Could you show each line of the records that contains the word "memory"?
(Records for the task Opens)
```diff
+        cb0 = xb[3], cb1 = xb[4], cb2 = xb[5];
+      }
+#pragma unroll
+      for (int t = 0; t < 3; t++) {
+#pragma unroll
+        for (int q = 0; q < 9; q++) {
+          const int r = q / 3, cc = q % 3;
+          const double a = av[t * 9 + q];
+          double& ya = r == 0 ? ya0 : (r == 1 ? ya1 : ya2);
+          double& yb = r == 0 ? yb0 : (r == 1 ? yb1 : yb2);
+          ya = __builtin_fma(a, xa[3 * t + cc], ya);
+          yb = __builtin_fma(a, xb[3 * t + cc], yb);
+        }
+      }
+      __builtin_amdgcn_sched_barrier(0);
+      ry += RL;
+      if (g9 == 2 || g9 == 5) {
+        ry = lb;
+        sa = sb;
+        sb = nxt(sb);
+      }
+      if (g9 == 2) {
+        asm volatile("s_waitcnt lgkmcnt(0)" ::: "memory");
+        __builtin_amdgcn_s_barrier();
+        if (more) dma(k + 4, s0);
+      }
+    }
+    asm volatile("s_waitcnt vmcnt(0) lgkmcnt(0)" ::: "memory");
+    {
+      const bool la = inxy && !((m0 >> ln) & 1ull), lb2 = two && inxy && !((m1 >> ln) & 1ull);
+      const int64_t pls = 3 * (int64_t)g.nx * g.ny;
+      const __amdgpu_buffer_rsrc_t ra = sp_rsrc(y + pls * k, pls * 8), rb = sp_rsrc(y + pls * min(k + 1, g.nz - 1), pls * 8);
+      const unsigned o = 24u * (unsigned)(i + g.nx * j), oa = la ? o : SP_OOB, ob = lb2 ? o : SP_OOB;
+      typedef unsigned u32x2v __attribute__((ext_vector_type(2)));
+      __builtin_amdgcn_raw_buffer_store_b64(__builtin_bit_cast(u32x2v, ya0), ra, oa, 0, 2);
+      __builtin_amdgcn_raw_buffer_store_b64(__builtin_bit_cast(u32x2v, ya1), ra, oa + 8, 0, 2);
+      __builtin_amdgcn_raw_buffer_store_b64(__builtin_bit_cast(u32x2v, ya2), ra, oa + 16, 0, 2);
+      __builtin_amdgcn_raw_buffer_store_b64(__builtin_bit_cast(u32x2v, yb0), rb, ob, 0, 2);
+      __builtin_amdgcn_raw_buffer_store_b64(__builtin_bit_cast(u32x2v, yb1), rb, ob + 8, 0, 2);
+      __builtin_amdgcn_raw_buffer_store_b64(__builtin_bit_cast(u32x2v, yb2), rb, ob + 16, 0, 2);
+      if (DOT && la) dot += ca0 * ya0 + ca1 * ya1 + ca2 * ya2;
+      if (DOT && lb2) dot += cb0 * yb0 + cb1 * yb1 + cb2 * yb2;
+    }
+    __builtin_amdgcn_s_barrier();
+    s0 = s2;
+    (void)s3;
+  }
+  if (DOT) {
+    const double s = block_sum<T>(dot, &L[SH]);
+    if (threadIdx.x == 0) part[blockIdx.x] = s;
+  }
+}
+
 template <bool DOT, bool GATED, bool L16 = true>
 __global__ __launch_bounds__(SFP_T) void k_spmv_face(Geo g, StFaces sf, const double* __restrict__ coef,
                                                    const unsigned* __restrict__ slot, const double* __restrict__ x,
@@ -5882,6 +6032,13 @@
   return t;
 }
 
+static int st_dma_sft(const Ctx& c) { return (c.pad_off / 8) & 1; }
+static bool st_dma_ok(const Ctx& c, const double* xpad) {
+  return c.vi_st_dma != 0 && st_used(c) && !c.vi_st_pair && !c.vi_st_tail && c.vi_st_pf == 1 && c.g.PX % 2 == 0 &&
+         c.pad_off % 8 == 0 && c.pad_off >= 0 && c.pad_off <= 240 &&
+         (reinterpret_cast<uintptr_t>(xpad) - (uintptr_t)c.pad_off) % 16 == 0;
+}
+
 static bool st_l16(const Ctx& c) {
   return c.vi_st_l16 > 0 || (c.vi_st_l16 < 0 && (int64_t)ST16 * c.st_n * 2 <= (int64_t)c.g.ncu * 1024);
 }
@@ -6740,6 +6897,7 @@
 }
 
 void launch_spmv(Ctx& c, const double* xpad, double* y, bool dot, bool gated) {
+  c.st_dma_last = 0;
   const int nb = (int)spmv_grid_blocks(c);
   const SpmvTiling tl = spmv_tiling(c.g, c.spmv_subl);
   if (c.fmt == FMT_VI && c.vi_block) {
@@ -6798,6 +6956,9 @@
     else if (c.vi_st_pf == 2)                                                                                     \
       hipLaunchKernelGGL((k_spmv_st<DV, GV, false, true>), dim3(nb), dim3(1024), 0, c.stream, c.g, c.st_coef,       \
                          c.st_mask, c.st_npx, c.st_npy, xpad, y, c.partials, c.cg, zt);                           \
+    else if ((c.st_dma_last = st_dma_ok(c, xpad)))                                                                \
+      hipLaunchKernelGGL((k_spmv_st_dma<DV, GV>), dim3(nb), dim3(1024), 0, c.stream, c.g, c.st_coef, c.st_mask,     \
+                         c.st_npx, c.st_npy, xpad, y, c.partials, c.cg, zt, st_dma_sft(c));                       \
     else                                                                                                          \
       hipLaunchKernelGGL((k_spmv_st<DV, GV>), dim3(nb), dim3(1024), 0, c.stream, c.g, c.st_coef, c.st_mask,         \
                          c.st_npx, c.st_npy, xpad, y, c.partials, c.cg, zt);                                      \
diff --git a/macroc_amd/csrc/mcx_internal.h b/macroc_amd/csrc/mcx_internal.h
--- a/macroc_amd/csrc/mcx_internal.h
+++ b/macroc_amd/csrc/mcx_internal.h
@@ -308,6 +308,8 @@
   int vi_st_ty = 16;
   int vi_st_pair = 0;
   int vi_st_tail = 0;
+  int vi_st_dma = -1;
+  int st_dma_last = 0;
   double* st_coef = nullptr;
   unsigned* st_ids = nullptr;
   unsigned* st_slot = nullptr;
diff --git a/macroc_amd/csrc/st_dma_map.h b/macroc_amd/csrc/st_dma_map.h
--- /dev/null
+++ b/macroc_amd/csrc/st_dma_map.h
@@ -0,0 +1,38 @@
+#pragma once
+
+#if defined(__HIPCC__) || defined(__CUDACC__)
+#define ST_DMA_HD __host__ __device__
+#else
+#define ST_DMA_HD
+#endif
+
+constexpr int ST_DMA_TX = 64, ST_DMA_TY = 16;
+constexpr int ST_DMA_RL = 208, ST_DMA_PR = ST_DMA_TY + 2;
+constexpr int ST_DMA_PLANE = ST_DMA_PR * ST_DMA_RL;
+constexpr int ST_DMA_PIECE = 128;
+constexpr int ST_DMA_NPIECE = (ST_DMA_PLANE + ST_DMA_PIECE - 1) / ST_DMA_PIECE;
+constexpr int ST_DMA_SLOT = ST_DMA_NPIECE * ST_DMA_PIECE;
+constexpr int ST_DMA_SLOTS = 5;
+constexpr int ST_DMA_WAVES = 16;
+constexpr unsigned ST_DMA_OOB = 0x80000000u;
+static_assert(ST_DMA_RL % 2 == 0, "an element pair never straddles a staged row");
+static_assert(3 * (ST_DMA_TX + 2) + 1 <= ST_DMA_RL, "a shifted row fits the staged row");
+static_assert(ST_DMA_NPIECE <= 2 * ST_DMA_WAVES, "two pieces per wave cover a plane");
+
+ST_DMA_HD inline int st_dma_piece(int wave, int m) { return wave + ST_DMA_WAVES * m; }
+ST_DMA_HD inline bool st_dma_piece_ok(int piece) { return piece < ST_DMA_NPIECE; }
+
+ST_DMA_HD inline int st_dma_dst(int piece) { return ST_DMA_PIECE * piece; }
+
+ST_DMA_HD inline unsigned st_dma_src(int piece, int lane, int i0, int j0, int PX, int len, int rows, int sft) {
+  const int e = ST_DMA_PIECE * piece + 2 * lane;
+  const int rr = e / ST_DMA_RL, q = e - rr * ST_DMA_RL;
+  return e >= ST_DMA_PLANE || q >= len + sft || rr >= rows ? ST_DMA_OOB : 8u * (unsigned)(3 * (i0 + (j0 + rr) * PX) + q);
+}
+
+ST_DMA_HD inline int st_dma_rec_lead(int sft) { return 8 * sft; }
+ST_DMA_HD inline long long st_dma_rec_bytes(long long PXY, int sft) { return 24 * PXY + 16 * sft; }
+
+ST_DMA_HD inline int st_dma_read0(int lx, int ly, int sft) { return ly * ST_DMA_RL + 3 * lx + sft; }
+
+ST_DMA_HD inline int st_dma_slot(int p, int k0) { return (p - k0 + 1) % ST_DMA_SLOTS; }
```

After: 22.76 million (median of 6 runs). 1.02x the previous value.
(Records for the task Closes)
# Task response
+        asm volatile("s_waitcnt lgkmcnt(0)" ::: "memory");
+    asm volatile("s_waitcnt vmcnt(0) lgkmcnt(0)" ::: "memory");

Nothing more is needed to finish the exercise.